Plugin Methods and the Call Mechanism

We now have all the plug-ins tagged, and, in theory, we should know which methods are available on which plug-in objects. However, this approach is not very flexible. We've added the tags so the functions are optimized and the plug-ins are not called unnecessarily. There still might be situations when the plug-in announces its interest in some type of call, but does not implement the functions that the host application associates with that set of keywords.

Since the host application and plug-in software are very loosely coupled and quite often developed by completely different organizations, it is practically impossible to synchronize the development progress of the two.

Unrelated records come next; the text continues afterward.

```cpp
void launch_project(hipStream_t s, const TreeView& t, const float4* spt, const float4* snr,
                    const unsigned* qperm, int N, const double* pose, const int* done, const KParams& kp,
                    float4* cs, float4* cd, float4* cn, double* partial1, imls_iter_trace* tr,
                    unsigned long long* nbr_stats, unsigned* fb_list, unsigned* fb_count, int lane_mode,
                    const double* delta, int* lists, int use_prev, hipEvent_t* marks = nullptr);
constexpr int kMaxKL = 46;
__host__ __device__ inline float4* xref_of(int* lists, int N) {
    return reinterpret_cast<float4*>(reinterpret_cast<char*>(lists) + ((size_t)(kMaxKL + 1) * N * 4 + 255) / 256 * 256);
}
__host__ __device__ inline unsigned* cmp_of(int* lists, int N) {
    return reinterpret_cast<unsigned*>(reinterpret_cast<char*>(xref_of(lists, N)) + ((size_t)N * 20 + 255) / 256 * 256);
}
__host__ __device__ inline unsigned* cmp_count_of(int* lists, int N) { return cmp_of(lists, N) + ((size_t)N + 63) / 64 * 64; }
inline size_t prevnn_bytes(int N) {
    return ((size_t)(kMaxKL + 1) * N * 4 + 255) / 256 * 256 + ((size_t)N * 20 + 255) / 256 * 256 + ((size_t)N + 63) / 64 * 256 +
           ((size_t)N / 64 + 2) * 4 + 512;
}
constexpr int kStatSkipped = 6;
int project_blocks(int N);
#ifndef IMLS_FINISH_QUAD
#define IMLS_FINISH_QUAD 0
#endif
constexpr int kPass1Block = IMLS_FINISH_QUAD ? 64 : 256;
constexpr int kPass1Fallback = 64;
void launch_project_batch(hipStream_t s, const PairDev* tab, const int* n_host, int npairs, const KParams& kp, int it,
                          int use_prev);

void launch_solve_chain(hipStream_t s, int N, int blocks1, const KParams& kp, const float4* cs,
                        const float4* cd, const float4* cn, const double* rows_d, const double* weights,
                        SolveState& st, imls_iter_trace* tr, int update_pose, int rows_are_double,
                        const int* count = nullptr, const double* wsum = nullptr);
// ... 63 lines not shown
```

planetary-lidar-odometry_amd/csrc/project.hip:

```cpp
#include <algorithm>
#include <cfloat>

#include "internal.h"
#include "geom.h"

namespace imlsgpu {
namespace {

constexpr double kInfD = __builtin_huge_val();
constexpr float kInfF = __builtin_huge_valf();
constexpr int kWaveBlock = 256;
typedef float kf4v __attribute__((ext_vector_type(4)));
typedef __attribute__((address_space(4))) const kf4v kconst_f4;
__device__ __forceinline__ int ld_const(const int* p) { return *(const __attribute__((address_space(4))) int*)p; }
__device__ __forceinline__ double ld_const(const double* p) { return *(const __attribute__((address_space(4))) double*)p; }
constexpr int kFallbackBlocks = 64;
constexpr int kFallbackBlocksBatched = 4;
constexpr int kFinishPerBlock = IMLS_FINISH_QUAD ? kWaveBlock / 4 : kWaveBlock;
static_assert(kFinishPerBlock == kPass1Block && kFallbackBlocks == kPass1Fallback, "pass-1 slab layout (solve.hip)");
#ifndef IMLS_COMPACT
#define IMLS_COMPACT 0
#endif
constexpr int kWideMax = 8;
constexpr int kWaveStack = 64;
constexpr int kFStack = 256;
constexpr int kFBatchMax = 128;
static_assert(kFBatchMax + 64 + 7 * ((24 + 2) / 3) <= kFStack, "frontier stack bound");
#ifndef IMLS_SEED_CHUNK
#define IMLS_SEED_CHUNK 8
#endif
constexpr int kSeedChunk = IMLS_SEED_CHUNK;
constexpr int kSeedTab = 1024;
constexpr int kSeedHalf = 1;
constexpr float kReseed = 0.25f;
#ifndef IMLS_LEAF_PREFETCH
#define IMLS_LEAF_PREFETCH 1
#endif
// ... 336 lines not shown
#pragma unroll
    for (int j = 0; j < KL; ++j) {
        const float up = I::hi(lk[j]);
        const bool in = I::real(lk[j]) && up <= r2f;
        cnt_r += in ? 1 : 0;
        if (in && d1 == kInfF && I::lo(lk[j]) > 1e-15f) d1 = up;
        if (j == K - 1) dK = up;
    }
    return cnt_r >= K ? fmaxf(dK, d1) : (IMLS_UNDER_SKIN > 0 ? r2f : kInfF);
}
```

For example, suppose that a host application is designed to call the function_A() method on all plug-ins that announce their interest in the keyword foobar. Then the host application is modified so that it calls the two methods function_A and function_B on all plugins marked with the same keyword. However, some of the plug-ins may not be maintained, or they simply may not be interested in implementing the new function—it's sufficient to implement just the single function for their purposes.

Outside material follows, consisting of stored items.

int kp_pack_counts(kp_plan *p, const uint64_t *h_codes, const int64_t *h_pos, const int64_t *h_neg, uint64_t n,
                   int64_t *d_kmerM, int64_t *d_kmerU, void *stream)
{
    if (!p) return fail("kp_pack_counts: null plan");
    if (p->host.k > 16) return fail("kp_pack_counts: packed codes hold at most 16 positions");
    cudaStream_t st = (cudaStream_t)stream;
    KP_CUDA(cudaSetDevice(p->device));
    KP_CUDA(cudaMemsetAsync(d_kmerM, 0, p->host.nkmer * 8, st));
    KP_CUDA(cudaMemsetAsync(d_kmerU, 0, p->host.nkmer * 8, st));
    if (n == 0) return 0;
    if (scratch_reserve(p, n * 24, st)) return 1;
    unsigned long long *d_codes = (unsigned long long *)p->d_scratch;
    long long *d_pos = (long long *)(d_codes + n), *d_neg = d_pos + n;
    KP_CUDA(cudaMemcpyAsync(d_codes, h_codes, n * 8, cudaMemcpyHostToDevice, st));
    KP_CUDA(cudaMemcpyAsync(d_pos, h_pos, n * 8, cudaMemcpyHostToDevice, st));
    KP_CUDA(cudaMemcpyAsync(d_neg, h_neg, n * 8, cudaMemcpyHostToDevice, st));
    KP_CUDA(cudaMemsetAsync(p->d_err, 0, sizeof(int), st));
    kp_pack_kernel<<<grid_for(n, 256, p->sm_count), 256, 0, st>>>(p->d_tab, p->d_genmask, p->host.k, d_codes, d_pos, d_neg, n,
                                                                  (long long *)d_kmerM, (long long *)d_kmerU, p->d_err);
    p->launches++;
    KP_CUDA(cudaGetLastError());
    int herr = 0;
    KP_CUDA(cudaMemcpyAsync(&herr, p->d_err, sizeof(int), cudaMemcpyDeviceToHost, st));
    KP_CUDA(cudaStreamSynchronize(st));
    if (herr) return fail("kp_pack_counts: a k-mer code is not one-hot or lies outside the general pattern");
    return 0;
}

int kp_expand_counts(kp_plan *p, const int64_t *d_kmerM, const int64_t *d_kmerU, int64_t *d_expM, int64_t *d_expU,
                     void *stream)
{
    if (!p) return fail("kp_expand_counts: null plan");
    if (!p->host.lattice) return fail("kp_expand_counts: this plan was created without the tile lattice (kp_plan_create_lite)");
    cudaStream_t st = (cudaStream_t)stream;
    KP_CUDA(cudaSetDevice(p->device));
    const KpTables &t = p->host.t;
    kp_expand_base_kernel<<<grid_for(p->host.nkmer, 256, p->sm_count), 256, 0, st>>>(
        p->d_tab, p->host.nkmer, (const long long *)d_kmerM, (const long long *)d_kmerU, (long long *)d_expM, (long long *)d_expU);
    p->launches++;
    for (int hi = 0; hi < t.nhigh; hi++) {
        uint64_t total = t.tile_kmers;
        for (int h = 0; h < t.nhigh; h++) {
            const int f = t.highpos[h];
            total *= h < hi ? (uint64_t)t.radix[f] : (h == hi ? (uint64_t)(t.radix[f] - t.nbase[f]) : (uint64_t)t.nbase[f]);
        }
        if (total == 0) continue;
        kp_expand_pass_kernel<<<grid_for(total, 256, p->sm_count), 256, 0, st>>>(p->d_tab, hi, total, (long long *)d_expM,
                                                                                 (long long *)d_expU);
        p->launches++;
    }
    KP_CUDA(cudaGetLastError());
    return 0;
}

static int launch_dp(kp_plan *p, bool wide, KpDpParams prm, cudaStream_t st)
{
    if (!p->host.lattice) return fail("this plan was created without the tile lattice (kp_plan_create_lite): no DP");
    int nw = p->nwarps[wide];
    if (nw < 1) return fail("DP kernel does not fit in shared memory for this tile shape");
    size_t nhl = p->host.hl_off.size() - 1;
    const KpTables &t = p->host.t;
    if (nhl > 64) return fail("too many tile waves");
    KP_CUDA(cudaMemsetAsync(p->d_counters, 0, sizeof(uint32_t) * 128, st));
    if (p->use_fiber && p->fiber_smem[wide]) {
        KpFiberParams fp;
        memset(&fp, 0, sizeof fp);
        fp.tab = p->d_tab; fp.ftab = p->d_ftab; fp.fiberblob = p->d_fiberblob;
        fp.e0 = prm.e0; fp.e1 = prm.e1; fp.s0 = prm.s0; fp.s1 = prm.s1;
        fp.alpha = prm.alpha; fp.beta = prm.beta; fp.penalty = prm.penalty;
        fp.best = prm.best; fp.flags = prm.flags;
        fp.dbg = p->fiber_dbg;
        const size_t nfl = p->host.fl_off.size() - 1;
        for (size_t l = 0; l < nfl; l++) {
            const uint64_t lo = p->host.fl_off[l], hi = p->host.fl_off[l + 1];
            if (hi == lo) continue;
            fp.fiber_list = p->d_fibers + lo;
            fp.nfibers_wave = (uint32_t)(hi - lo);
            fp.counter = p->d_counters + l;
            fp.leaf_wave = (l == 0);
            const int grid = (int)std::min<uint64_t>(hi - lo, (uint64_t)p->sm_count);
            if (wide) kp_dp_fiber_kernel<true><<<grid, KP_FIBER_THREADS, p->fiber_smem[1], st>>>(fp);
            else kp_dp_fiber_kernel<false><<<grid, KP_FIBER_THREADS, p->fiber_smem[0], st>>>(fp);
            p->launches++;
        }
        KP_CUDA(cudaGetLastError());
        return 0;
    }
    if (p->d_tile_done && t.ntiles >= (uint64_t)8 * p->sm_count * nw && p->one_launch) {
        KP_CUDA(cudaMemsetAsync(p->d_tile_done, 0, t.ntiles, st));
        KP_CUDA(cudaMemsetAsync(p->d_err, 0, sizeof(int), st));
        prm.tile_list = p->d_tiles;
        prm.ntiles_wave = (uint32_t)t.ntiles;
        prm.counter = p->d_counters;
        prm.leaf_wave = 0;
        prm.tile_wave = p->d_tile_wave;
        prm.tile_done = p->d_tile_done;
        prm.wave_done = p->d_counters + 64;
        prm.err = p->d_err;
        for (size_t l = 0; l < 64; l++) prm.wave_size[l] = l < nhl ? (uint32_t)(p->host.hl_off[l + 1] - p->host.hl_off[l]) : 0;
        const size_t sm = 2048 + t.rt_bytes + (size_t)nw * t.warp_smem_bytes[wide];
        if (t.rp == KP_RP_NN) launch_dp_r0<15, KP_RP_NN, 3>(wide, p->sm_count, nw * 32, sm, st, prm);
        else launch_dp_r0<15, 0, 3>(wide, p->sm_count, nw * 32, sm, st, prm);
        p->launches++;
        KP_CUDA(cudaGetLastError());
        return 0;
    }
    for (size_t l = 0; l < nhl; l++) {
        uint64_t lo = p->host.hl_off[l], hi = p->host.hl_off[l + 1];
        if (hi == lo) continue;
        prm.tile_list = p->d_tiles + lo;
        prm.ntiles_wave = (uint32_t)(hi - lo);
        prm.counter = p->d_counters + l;
        prm.leaf_wave = (l == 0);
        uint64_t ntile = hi - lo;
        const int nchunk = (t.nrows + 31) / 32;
        if (p->coop_tail && t.r0 == 15 && ntile <= (uint64_t)p->sm_count && nchunk <= KP_MAX_WARPS) {
            const size_t smc = 2048 + t.rt_bytes + (size_t)t.warp_smem_bytes[wide];
            if (t.rp == KP_RP_NN) launch_dp_r0<15, KP_RP_NN, 4>(wide, (int)ntile, nchunk * 32, smc, st, prm);
            else launch_dp_r0<15, 0, 4>(wide, (int)ntile, nchunk * 32, smc, st, prm);
            p->launches++;
            continue;
        }
        int warps = nw;
        if (ntile < (uint64_t)p->sm_count * nw) {
            warps = (int)((ntile + p->sm_count - 1) / p->sm_count);
            if (warps < 1) warps = 1;
        }
        uint64_t grid = (ntile + warps - 1) / warps;
        if (grid > (uint64_t)p->sm_count) grid = p->sm_count;
        size_t sm = 2048 + t.rt_bytes + (size_t)warps * t.warp_smem_bytes[wide];
        switch (t.r0) {
        case 1: launch_dp_r0<1, 0, 0>(wide, (int)grid, warps * 32, sm, st, prm); break;
        case 3: launch_dp_r0<3, 0, 0>(wide, (int)grid, warps * 32, sm, st, prm); break;
        case 7: launch_dp_r0<7, 0, 0>(wide, (int)grid, warps * 32, sm, st, prm); break;
        default:
            if (t.rp == KP_RP_NN) launch_dp_r0<15, KP_RP_NN, 0>(wide, (int)grid, warps * 32, sm, st, prm);
            else launch_dp_r0<15, 0, 0>(wide, (int)grid, warps * 32, sm, st, prm);
            break;
        }
        p->launches++;
    }
    KP_CUDA(cudaGetLastError());
    return 0;
}

static int dp_counts(kp_plan *p, const int64_t *d_expM, const int64_t *d_expU, const int64_t *d_subM, const int64_t *d_subU,
                     uint64_t max_count, double alpha, double beta, double penalty, float *d_best, uint16_t *d_kept, void *stream);

int kp_dp_single(kp_plan *p, const int64_t *d_expM, const int64_t *d_expU, uint64_t max_count, double alpha, double beta,
                 double penalty, float *d_best, uint16_t *d_kept, void *stream)
{
    return dp_counts(p, d_expM, d_expU, nullptr, nullptr, max_count, alpha, beta, penalty, d_best, d_kept, stream);
}

static int dp_counts(kp_plan *p, const int64_t *d_expM, const int64_t *d_expU, const int64_t *d_subM, const int64_t *d_subU,
                     uint64_t max_count, double alpha, double beta, double penalty, float *d_best, uint16_t *d_kept, void *stream)
{
    if (!p) return fail("kp_dp_single: null plan");
    KP_CUDA(cudaSetDevice(p->device));
    bool wide = max_count > 0xFFFFFFFFull;
    KpDpParams prm;
    memset(&prm, 0, sizeof prm);
    prm.tab = p->d_tab;
    prm.rowtab = p->d_rowtab;
    prm.e0 = (const long long *)d_expM;
    prm.e1 = (const long long *)d_expU;
    prm.s0 = (const long long *)d_subM;
    prm.s1 = (const long long *)d_subU;
    prm.alpha = alpha; prm.beta = beta; prm.penalty = penalty;
    prm.best = d_best;
    prm.flags = d_kept;
    prm.pf_dist = p->pf_dist;
    prm.evict_top = p->evict_top < p->host.t.nhigh ? p->evict_top : 0;
    prm.pf_top = p->pf_top;
    prm.pf_bulk = p->pf_bulk;
    return launch_dp(p, wide, prm, (cudaStream_t)stream);
}

static int backtrack_device(kp_plan *p, const KpView &vw, void *d_ws, uint64_t cap, uint64_t root,
                            cudaStream_t st, unsigned long long **sorted_out, unsigned long long **keys_out, float **vals_out,
                            unsigned long long **ctr_out)
{
    KpBtNode *fa = (KpBtNode *)d_ws, *fb = fa + cap, *leaves = fb + cap;
    unsigned long long *sorted = (unsigned long long *)(leaves + cap);
    unsigned long long *keys = sorted + cap;
    unsigned long long *ctr = keys + cap;
    float *vals = (float *)(ctr + 80);
    kp_backtrack_init_kernel<<<1, 128, 0, st>>>(fa, root, ctr);
    const int levels = (int)p->host.t.total_level + 1;
    int grid = (int)((cap + 7) / 8);
    if (grid > p->sm_count * 2) grid = p->sm_count * 2;
    bool fused = false;
    if (p->coop_launch) {
        int nlev = levels < 64 ? levels : 64;
        int cgrid = grid < p->sm_count ? grid : p->sm_count;
        const KpTables *a_tab = p->d_tab;
        const uint8_t *a_row = p->d_rowtab;
        void *args[] = {(void *)&a_tab, (void *)&a_row, (void *)&vw, (void *)&nlev, (void *)&fa, (void *)&fb, (void *)&leaves,
                        (void *)&cap, (void *)&ctr};
        if (cudaLaunchCooperativeKernel((const void *)kp_backtrack_all_kernel, dim3(cgrid), dim3(256), args, 0, st) == cudaSuccess) {
            fused = true;
            p->launches++;
        } else {
            cudaGetLastError();
        }
    }
    for (int d = 0; !fused && d < levels && d < 64; d++) {
        kp_backtrack_level_kernel<<<grid, 256, 0, st>>>(p->d_tab, p->d_rowtab, vw, d, (d & 1) ? fb : fa,
                                                        (d & 1) ? fa : fb, leaves, cap, ctr);
        p->launches++;
    }
    kp_backtrack_sort_kernel<<<p->sm_count, 256, 0, st>>>(leaves, ctr, cap, sorted, keys);
    p->launches += 2;
    KP_CUDA(cudaGetLastError());
    *sorted_out = sorted; *keys_out = keys; *vals_out = vals; *ctr_out = ctr;
    return 0;
}

int kp_backtrack(kp_plan *p, const float *d_best, const uint16_t *d_kept, void *d_ws, uint64_t cap, uint64_t root,
                 uint64_t *h_patnums, uint64_t *n_out, void *stream)
{
    if (!p || !d_ws || !h_patnums || !n_out) return fail("kp_backtrack: null argument");
    if (p->host.t.total_level > 64) return fail("kp_backtrack: more than 64 levels");
    if (root == UINT64_MAX) root = p->host.npat - 1;
    if (root >= p->host.npat) return fail("kp_backtrack: root out of range");
    cudaStream_t st = (cudaStream_t)stream;
    KP_CUDA(cudaSetDevice(p->device));
    unsigned long long *sorted, *keys, *ctr;
    float *vals;
    if (backtrack_device(p, single_view(p, d_best, d_kept), d_ws, cap, root, st, &sorted, &keys, &vals, &ctr)) return 1;
    unsigned long long hc[2] = {0, 0};
    int herr = 0;
    KP_CUDA(cudaMemcpyAsync(hc, ctr, sizeof hc, cudaMemcpyDeviceToHost, st));
    KP_CUDA(cudaMemcpyAsync(&herr, p->d_err, sizeof herr, cudaMemcpyDeviceToHost, st));
    KP_CUDA(cudaStreamSynchronize(st));
    if (herr == 2) return fail("kp_backtrack: the DP gave up waiting for a child tile (internal error)");
    *n_out = hc[0];
    if (hc[1] || hc[0] > cap) return fail_capacity("kp_backtrack: partition larger than the workspace capacity");
    KP_CUDA(cudaMemcpyAsync(h_patnums, sorted, hc[0] * 8, cudaMemcpyDeviceToHost, st));
    KP_CUDA(cudaStreamSynchronize(st));
    return 0;
}

int kp_cv_heldout(kp_plan *p, const float *d_train, const uint16_t *d_kept, const int64_t *d_expMtot, const int64_t *d_expUtot,
                  const int64_t *d_expMtest, const int64_t *d_expUtest, double alpha, double beta_fold, double penalty,
                  uint64_t root, void *d_ws, uint64_t cap, float *h_test, void *stream)
{
    if (!p || !d_ws || !h_test) return fail("kp_cv_heldout: null argument");
    if (root == UINT64_MAX) root = p->host.npat - 1;
    if (root >= p->host.npat) return fail("kp_cv_heldout: root out of range");
    cudaStream_t st = (cudaStream_t)stream;
    KP_CUDA(cudaSetDevice(p->device));
    unsigned long long *sorted, *keys, *ctr;
    float *vals;
    if (backtrack_device(p, single_view(p, d_train, d_kept), d_ws, cap, root, st, &sorted, &keys, &vals, &ctr)) return 1;
    kp_cv_leaf_kernel<<<p->sm_count, 128, 0, st>>>(p->d_tab, p->d_rowtab, (const long long *)d_expMtot, (const long long *)d_expUtot,
                                                   (const long long *)d_expMtest, (const long long *)d_expUtest, alpha, beta_fold,
                                                   penalty, sorted, ctr, cap, vals);
    p->launches++;
    KP_CUDA(cudaGetLastError());
    unsigned long long hc[2] = {0, 0};
    KP_CUDA(cudaMemcpyAsync(hc, ctr, sizeof hc, cudaMemcpyDeviceToHost, st));
    KP_CUDA(cudaStreamSynchronize(st));
    if (hc[1] || hc[0] > cap) return fail_capacity("kp_cv_heldout: partition larger than the workspace capacity");
    if (hc[0] == 0) return fail("kp_cv_heldout: the backtrack produced no leaf (internal error)");
    std::vector<unsigned long long> hk(hc[0]);
    std::vector<float> hv(hc[0]);
    KP_CUDA(cudaMemcpyAsync(hk.data(), keys, hc[0] * 8, cudaMemcpyDeviceToHost, st));
    KP_CUDA(cudaMemcpyAsync(hv.data(), vals, hc[0] * 4, cudaMemcpyDeviceToHost, st));
    KP_CUDA(cudaStreamSynchronize(st));
    *h_test = tree_sum(hk.data(), hv.data(), 0, hc[0], 0);
    return 0;
}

This may seem to be a problem, but it actually isn't. The host application is going to call the method without checking whether it's available. If the plug-in implements that method, it will execute it. If the method is not implemented and not defined, that's fine—we simply ignore the exception. This technique is called duck typing.

We'll give the manager class the following new method, which will be responsible for calling the plug-in methods. The main application will call this method with the name of the function that it wants the plug-ins to run. Optionally, it can also pass the list of arguments and keywords. If the keywords are defined, the call will be dispatched only to the plug-ins that are marked with one or more keywords from that list:

def call_method(self, method, args={}, keywords=[]): for plugin in self.plugins:

if not keywords or (set(keywords) & set(self.plugins[plugin])): try:

getattr(plugin, method)(**args) except: pass

Now we can finish writing our host application. Let's replace the print statement that prints the log line structure with the actual call to the plug-in manager call dispatcher method. We'll call the process() method in the main loop and pass in the log line structure as an argument. All plug-ins that implement this method will receive the function call along with the keyword arguments. At the end of the loop, we'll call the report () function. The plug-ins that have anything to report now have an opportunity to do so. If the plug-in is not designed to produce any reports, it will simply ignore the call.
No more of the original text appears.